Fue mi jefe y, sobre todo, mi amigo. Mucho de lo poco que soy, se lo adeudo. Nos prestábamos lealtad y afectos como quien se presta un libro. Muchas veces estuve en su casa, rodeado de los suyos. Me sentía querido y sabían que los quería.

Luego la esquiva suerte de trabajar con unos gansos jugando a empresarios, nos retiró a ambos. Él primero, después yo. Y ahí comenzamos a perder el contacto. Yo lo veía crecer como la espuma pero no paraba de trabajar, viajar, y pensaba ¿le dará tiempo a vivir? No, no le ha dado. Casi inmediatamente a su retiro absoluto, vino aquel entierro y ya sentí que algo estaba horadando su interior.

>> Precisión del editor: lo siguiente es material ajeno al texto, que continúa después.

template <int LAYER, int CIN, int KS, int KC, int WM, int WN, int MT, int NT, bool POOL, bool RELU>
__global__ __launch_bounds__(64 * WM * WN, 1) void conv_f32_kernel(ConvParams p) {
  constexpr int TH = WM * MT;
  using G = Geo<KS, TH>;
  constexpr int TAPS = KS * KS;
  constexpr int NCHUNK = CIN / KC;
  constexpr int PLANE = G::PLANE;
  constexpr int ROWP = G::ROWP;
  constexpr int BUF = KC * PLANE + TAPS * KC * 64;
  static_assert(WM * WN == 4 || WM * WN == 8, "4 or 8 waves per workgroup");
  constexpr int NTHR = 64 * WM * WN;
  static_assert(WN * NT == 2, "64 output channels per workgroup");
  static_assert(!POOL || MT % 2 == 0, "pooling needs row pairs per wave");
  static_assert((KC * PLANE) % 4 == 0 && BUF % 4 == 0, "weight slabs must stay 16B aligned");
  constexpr int Q = KC / 4;
  constexpr int NITEM = G::ROWS * G::COLS * Q;
  constexpr int NITER = (NITEM + NTHR - 1) / NTHR;
  constexpr int NW4 = TAPS * KC * 16;
  constexpr int NWITER = (NW4 + NTHR - 1) / NTHR;
  constexpr int NSTEP = TAPS * (KC / 2);
  constexpr int SLAB_BYTES = TAPS * KC * 64 * 4;

  constexpr bool FUSE = LAYER == 2;
  static_assert(!FUSE || (CIN == 64 && KS == 3 && KC == 16 && TH == 8), "fused conv1a is conv1b's first operand");
  using FZ = typename std::conditional<FUSE, Fuse1a<NITER>, NoFuse>::type;

  extern __shared__ __attribute__((aligned(16))) float smem[];

  const int tid = threadIdx.x;
  const int lane = tid & 63;
  const int wave = __builtin_amdgcn_readfirstlane(tid >> 6);
  const int hi = lane >> 5, l31 = lane & 31;
  const int wm = wave % WM, wn = wave / WM;
  const int H = p.H, W = p.W;

  const int total = p.nblk * p.tiles_x * p.tiles_y * p.B;
  const int first = p.item_lo, count = (p.item_hi > 0 ? p.item_hi : total) - first;
  const int xcd = blockIdx.x & 7, gi = blockIdx.x >> 3, gper = gridDim.x >> 3;
  const int lo = first + (int)((long)count * xcd / 8), hi_w = first + (int)((long)count * (xcd + 1) / 8);
  int w = lo + gi;
  if (w >= hi_w) return;

  int i_nb, i_tx, i_ty, i_b;
  {
    int t = w;
    i_nb = t % p.nblk; t /= p.nblk;
    i_tx = t % p.tiles_x; t /= p.tiles_x;
    i_ty = t % p.tiles_y; i_b = t / p.tiles_y;
  }
  int d_nb, d_tx, d_ty, d_b;
  {
    int t = gper;
    d_nb = t % p.nblk; t /= p.nblk;
    d_tx = t % p.tiles_x; t /= p.tiles_x;
    d_ty = t % p.tiles_y; d_b = t / p.tiles_y;
  }

  const unsigned in_pix_bytes = (unsigned)p.in_stride * 4u;
  const unsigned frame_in_bytes = (unsigned)H * W * in_pix_bytes;
  const int Ho = POOL ? H >> 1 : H, Wo = POOL ? W >> 1 : W;
  const unsigned out_pix_bytes = (unsigned)p.out_stride * 4u;
  const unsigned frame_out_bytes = (unsigned)Ho * Wo * out_pix_bytes;

  Pipe<NITER, NWITER> c;
  int prow[NITER], pcol[NITER];
  unsigned pqb[NITER];
#pragma unroll
  for (int it = 0; it < NITER; ++it) {
    const int i = tid + it * NTHR;
    const int qq = i % Q, pix = i / Q;
    prow[it] = i < NITEM ? pix / G::COLS - G::HALO : (1 << 20);
    pcol[it] = pix % G::COLS - G::HALO;
    pqb[it] = qq * 16;
    c.dst[it] = i < NITEM ? (qq * 4) * PLANE + (pix / G::COLS) * ROWP + pix % G::COLS
                          : (ROWP > G::COLS ? (tid % G::ROWS) * ROWP + G::COLS : G::PLANE_RAW);
  }
#pragma unroll
  for (int it = 0; it < NWITER; ++it) c.woff[it] = ((tid + it * NTHR) % NW4) * 16;

  auto aim_tile = [&](int tx, int ty) {
#pragma unroll
    for (int it = 0; it < NITER; ++it) {
      const int gy = ty * TH + prow[it], gx = tx * 32 + pcol[it];
      c.voff[it] = ((unsigned)gy < (unsigned)H && (unsigned)gx < (unsigned)W)
                       ? (unsigned)(gy * W + gx) * in_pix_bytes + pqb[it]
                       : SPFE_OOB;
    }
  };
  auto aim_stage = [&](int nb, int b, int chunk, bool valid) {
    const float *base = p.in + (size_t)b * H * W * p.in_stride + p.in_choff + chunk * KC;
    c.rin = __builtin_amdgcn_make_buffer_rsrc(const_cast<float *>(base), 0, valid ? frame_in_bytes : 0u, 0x00020000);
    const float *wb = p.wpack + ((size_t)nb * NCHUNK + chunk) * (TAPS * KC * 64);
    c.rw = __builtin_amdgcn_make_buffer_rsrc(const_cast<float *>(wb), 0, valid ? (unsigned)SLAB_BYTES : 0u, 0x00020000);
  };

  aim_tile(i_tx, i_ty);
  aim_stage(i_nb, i_b, 0, true);
  FZ fz;
  [[maybe_unused]] float *sP = smem + 2 * BUF;
  [[maybe_unused]] int pcur = 0;
  [[maybe_unused]] int php[2] = {0, 0}, pwp[2] = {0, 0};
  if constexpr (FUSE) {
    const int qq = tid % Q;
#pragma unroll
    for (int it = 0; it < NITER; ++it) {
      const int i = tid + it * 256, pix = i / Q;
      fz.pb[it] = i < NITEM ? (unsigned)((pix / G::COLS) * F1_PCOLS + pix % G::COLS) : ~0u;
    }
#pragma unroll
    for (int k = 0; k < 2; ++k) {
      const int i = tid + k * 256;
      fz.pidx[k] = i < F1_PATCH ? (unsigned)i : 0xffffu;
      php[k] = i / F1_PCOLS;
      pwp[k] = i % F1_PCOLS;
      fz.poff[k] = SPFE_OOB;
      fz.pval[k] = 0u;
    }
    fz.fill = false;
    fz.patch = sP;
    fz.patch_next = sP + F1_PATCH;
    fz.rimg = __builtin_amdgcn_make_buffer_rsrc(const_cast<uint8_t *>(p.img), 0, 0u, 0x00020000);
    fz.wsrc = p.w1a + qq * 4;
    fz.bsrc = p.b1a + qq * 4;
    {
      const uint8_t *ib = p.img + (size_t)i_b * H * W;
#pragma unroll
      for (int k = 0; k < 2; ++k) {
        const int gy = i_ty * TH - 2 + php[k], gx = i_tx * 32 - 2 + pwp[k];
        const bool in = (unsigned)gy < (unsigned)H && (unsigned)gx < (unsigned)W;
        if (fz.pidx[k] < F1_PATCH) sP[fz.pidx[k]] = in ? spfe_pixel_to_float(ib[(size_t)gy * W + gx]) : 0.0f;
      }
    }
    __syncthreads();
#pragma unroll
    for (int t = 0; t < 9; ++t) fz.w[t] = *reinterpret_cast<const float4 *>(fz.wsrc + t * 64);
    fz.bias = *reinterpret_cast<const float4 *>(fz.bsrc);
    c.nA = smem;
    [&]<int... I>(std::integer_sequence<int, I...>) {
      (fuse_piece<NITER, I / F1_SUBS, I % F1_SUBS, PLANE, NWITER>(fz, c), ...);
    }(std::make_integer_sequence<int, F1_SUBS * NITER>{});
  } else {
#pragma unroll
    for (int it = 0; it < NITER; ++it) {
      const i32x4 v = __builtin_amdgcn_raw_buffer_load_b128(c.rin, c.voff[it], 0, 0);
      c.va[it] = make_float4(__int_as_float(v.x), __int_as_float(v.y), __int_as_float(v.z), __int_as_float(v.w));
    }
  }
#pragma unroll
  for (int it = 0; it < NWITER; ++it) {
    const i32x4 v = __builtin_amdgcn_raw_buffer_load_b128(c.rw, c.woff[it], 0, 0);
    c.vw[it] = make_float4(__int_as_float(v.x), __int_as_float(v.y), __int_as_float(v.z), __int_as_float(v.w));
  }
  if constexpr (!FUSE) {
#pragma unroll
    for (int it = 0; it < NITER; ++it) {
      float *d = smem + c.dst[it];
      d[0] = c.va[it].x;
      d[PLANE] = c.va[it].y;
      d[2 * PLANE] = c.va[it].z;
      d[3 * PLANE] = c.va[it].w;
    }
  }
#pragma unroll
  for (int it = 0; it < NWITER; ++it)
    *reinterpret_cast<float4 *>(reinterpret_cast<char *>(smem + KC * PLANE) + c.woff[it]) = c.vw[it];
  __syncthreads();

  f32x16 accA[MT][NT], accB[MT][NT];
#pragma unroll
  for (int i = 0; i < MT; ++i)
#pragma unroll
    for (int j = 0; j < NT; ++j)
#pragma unroll
      for (int r = 0; r < 16; ++r) { accA[i][j][r] = 0.0f; accB[i][j][r] = 0.0f; }

  constexpr int NR = POOL ? MT / 2 : MT;
  using Epi = EpiCtx<NR, NT>;
  Epi epi;
  epi.rout = __builtin_amdgcn_make_buffer_rsrc(p.out, 0, 0u, 0x00020000);
#pragma unroll
  for (int j = 0; j < NT; ++j) {
    epi.bias[j] = 0.0f;
#pragma unroll
    for (int q = 0; q < NR; ++q) epi.rbase[q][j] = SPFE_OOB;
  }
  epi.xlim = 0; epi.pixstep = out_pix_bytes;
  bool more = true;

  auto aim_epi = [&](Epi &e, int nb, int tx, int ty, int b) {
    float *obase = p.out + (size_t)b * Ho * Wo * p.out_stride + p.out_choff;
    e.rout = __builtin_amdgcn_make_buffer_rsrc(obase, 0, frame_out_bytes, 0x00020000);
    const int y0 = ty * TH + wm * MT, x0 = tx * 32 + 4 * hi;
    e.xlim = W - x0;
    e.pixstep = out_pix_bytes;
    const int ylim = H - y0;
    const unsigned rowstep = (unsigned)Wo * out_pix_bytes;
#pragma unroll
    for (int j = 0; j < NT; ++j) {
      const int co = nb * 64 + (wn * NT + j) * 32 + l31;
      const unsigned pix = POOL ? (unsigned)((y0 >> 1) * Wo + (x0 >> 1)) : (unsigned)(y0 * W + x0);
      const unsigned obase = pix * out_pix_bytes + (unsigned)co * 4u;
#pragma unroll
      for (int q = 0; q < NR; ++q)
        e.rbase[q][j] = (co < p.cout_real && (POOL ? 2 * q : q) < ylim) ? obase + q * rowstep : SPFE_OOB;
      e.bias[j] = p.bias[co];
    }
  };

  Epi epi_next;
  auto run_tile = [&](f32x16(&acc)[MT][NT], const f32x16(&accPrev)[MT][NT]) {
    int n_nb = i_nb + d_nb, n_tx = i_tx + d_tx, n_ty = i_ty + d_ty, n_b = i_b + d_b;
    if (n_nb >= p.nblk) { n_nb -= p.nblk; ++n_tx; }
    if (n_tx >= p.tiles_x) { n_tx -= p.tiles_x; ++n_ty; }
    if (n_ty >= p.tiles_y) { n_ty -= p.tiles_y; ++n_b; }
    const bool have_next_item = w + gper < hi_w;
    aim_epi(epi_next, i_nb, i_tx, i_ty, i_b);
    auto stage = [&]<bool FIRST>(std::bool_constant<FIRST>, const int chunk) {
      const bool last = chunk == NCHUNK - 1;
      if (!last) {
        aim_stage(i_nb, i_b, chunk + 1, true);
      } else {
        aim_tile(n_tx, n_ty);
        aim_stage(n_nb, n_b, 0, have_next_item);
      }
      if constexpr (FUSE) {
        const int produced = last ? 0 : chunk + 1;
        const int qq = tid % Q;
        fz.wsrc = p.w1a + produced * KC + qq * 4;
        fz.bsrc = p.b1a + produced * KC + qq * 4;
        fz.patch = sP + (last ? pcur ^ 1 : pcur) * F1_PATCH;
        fz.patch_next = sP + (pcur ^ 1) * F1_PATCH;
        fz.fill = chunk == NCHUNK - 2 && have_next_item;
        if (fz.fill) {
          fz.rimg = __builtin_amdgcn_make_buffer_rsrc(const_cast<uint8_t *>(p.img) + (size_t)n_b * H * W, 0,
                                                      (unsigned)(H * W), 0x00020000);
#pragma unroll
          for (int k = 0; k < 2; ++k) {
            const int gy = n_ty * TH - 2 + php[k], gx = n_tx * 32 - 2 + pwp[k];
            fz.poff[k] = ((unsigned)gy < (unsigned)H && (unsigned)gx < (unsigned)W) ? (unsigned)(gy * W + gx) : SPFE_OOB;
          }
        }
      }
      const int buf = chunk & 1;
      float *cA = smem + buf * BUF;
      c.nA = smem + (buf ^ 1) * BUF;
      c.nW = c.nA + KC * PLANE;
#pragma unroll
      for (int t = 0; t < (KC / 2 <= 8 ? KC / 2 : 1); ++t)
        c.at[t] = cA + (2 * t + hi) * PLANE + (wm * MT) * ROWP + l31;
      c.bBase = cA + KC * PLANE + (wn * NT) * (TAPS * KC * 32) + hi * 32 + l31;
      float a[2][MT], bb[2][NT];
#pragma unroll
      for (int i = 0; i < MT; ++i) a[0][i] = c.at[0][i * ROWP];
#pragma unroll
      for (int j = 0; j < NT; ++j) bb[0][j] = c.bBase[j * (TAPS * KC * 32)];
      k_steps<0, NSTEP, FIRST, KC, KS, MT, NT, PLANE, ROWP, NITER, NWITER, POOL, RELU, FUSE, FZ>(a, bb, acc, accPrev, c, epi, fz);
      __syncthreads();
    };
    static_assert(NCHUNK >= 2 && NCHUNK % 2 == 0, "the stage that carries the epilogue is not the tile's last; buf = chunk & 1");
    stage(std::true_type{}, 0);
#pragma unroll 1
    for (int chunk = 1; chunk < NCHUNK; ++chunk) stage(std::false_type{}, chunk);
    epi = epi_next;
    if constexpr (FUSE) pcur ^= 1;
    more = have_next_item;
    w += gper;
    i_nb = n_nb; i_tx = n_tx; i_ty = n_ty; i_b = n_b;
  };

  bool lastA = true;
  while (true) {
    run_tile(accA, accB);
    lastA = true;
    if (!more) break;
    run_tile(accB, accA);
    lastA = false;
    if (!more) break;
  }
  {
    constexpr int NEPI = POOL ? (MT / 2) * NT * 8 : MT * NT * 16;
    auto flush = [&](const f32x16(&acc)[MT][NT]) {
      [&]<int... E>(std::integer_sequence<int, E...>) {
        (epi_store<MT, NT, POOL, RELU, E>(epi, acc), ...);
      }(std::make_integer_sequence<int, NEPI>{});
    };
    if (lastA) flush(accA); else flush(accB);
  }
}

Esta mañana, hablando con un amigo común, me lo ha confirmado, me ha ratificado lo que yo ya sabía que era dolor. Su hijo está llevando a cabo un proyecto para este amigo y a él le dijo que tiene Alzheimer, que no conoce a nadie, ni familia, ni amigos... A nadie. Y me siento feliz de haber tardado tanto tiempo en enterarme porque el dolor que comparto con él en este instante, me taladra las entrañas.

Mi querido amigo, donde quiera que esté tu mente distraída de este mundo que se te hizo pequeño, allí estoy yo ahora, estrechándote en un fuerte abrazo, ése que aún me permite sonreír porque no he visto tu gesto ausente y tu rictus de dolor.

Mi querido amigo Antonio, te quiero siempre.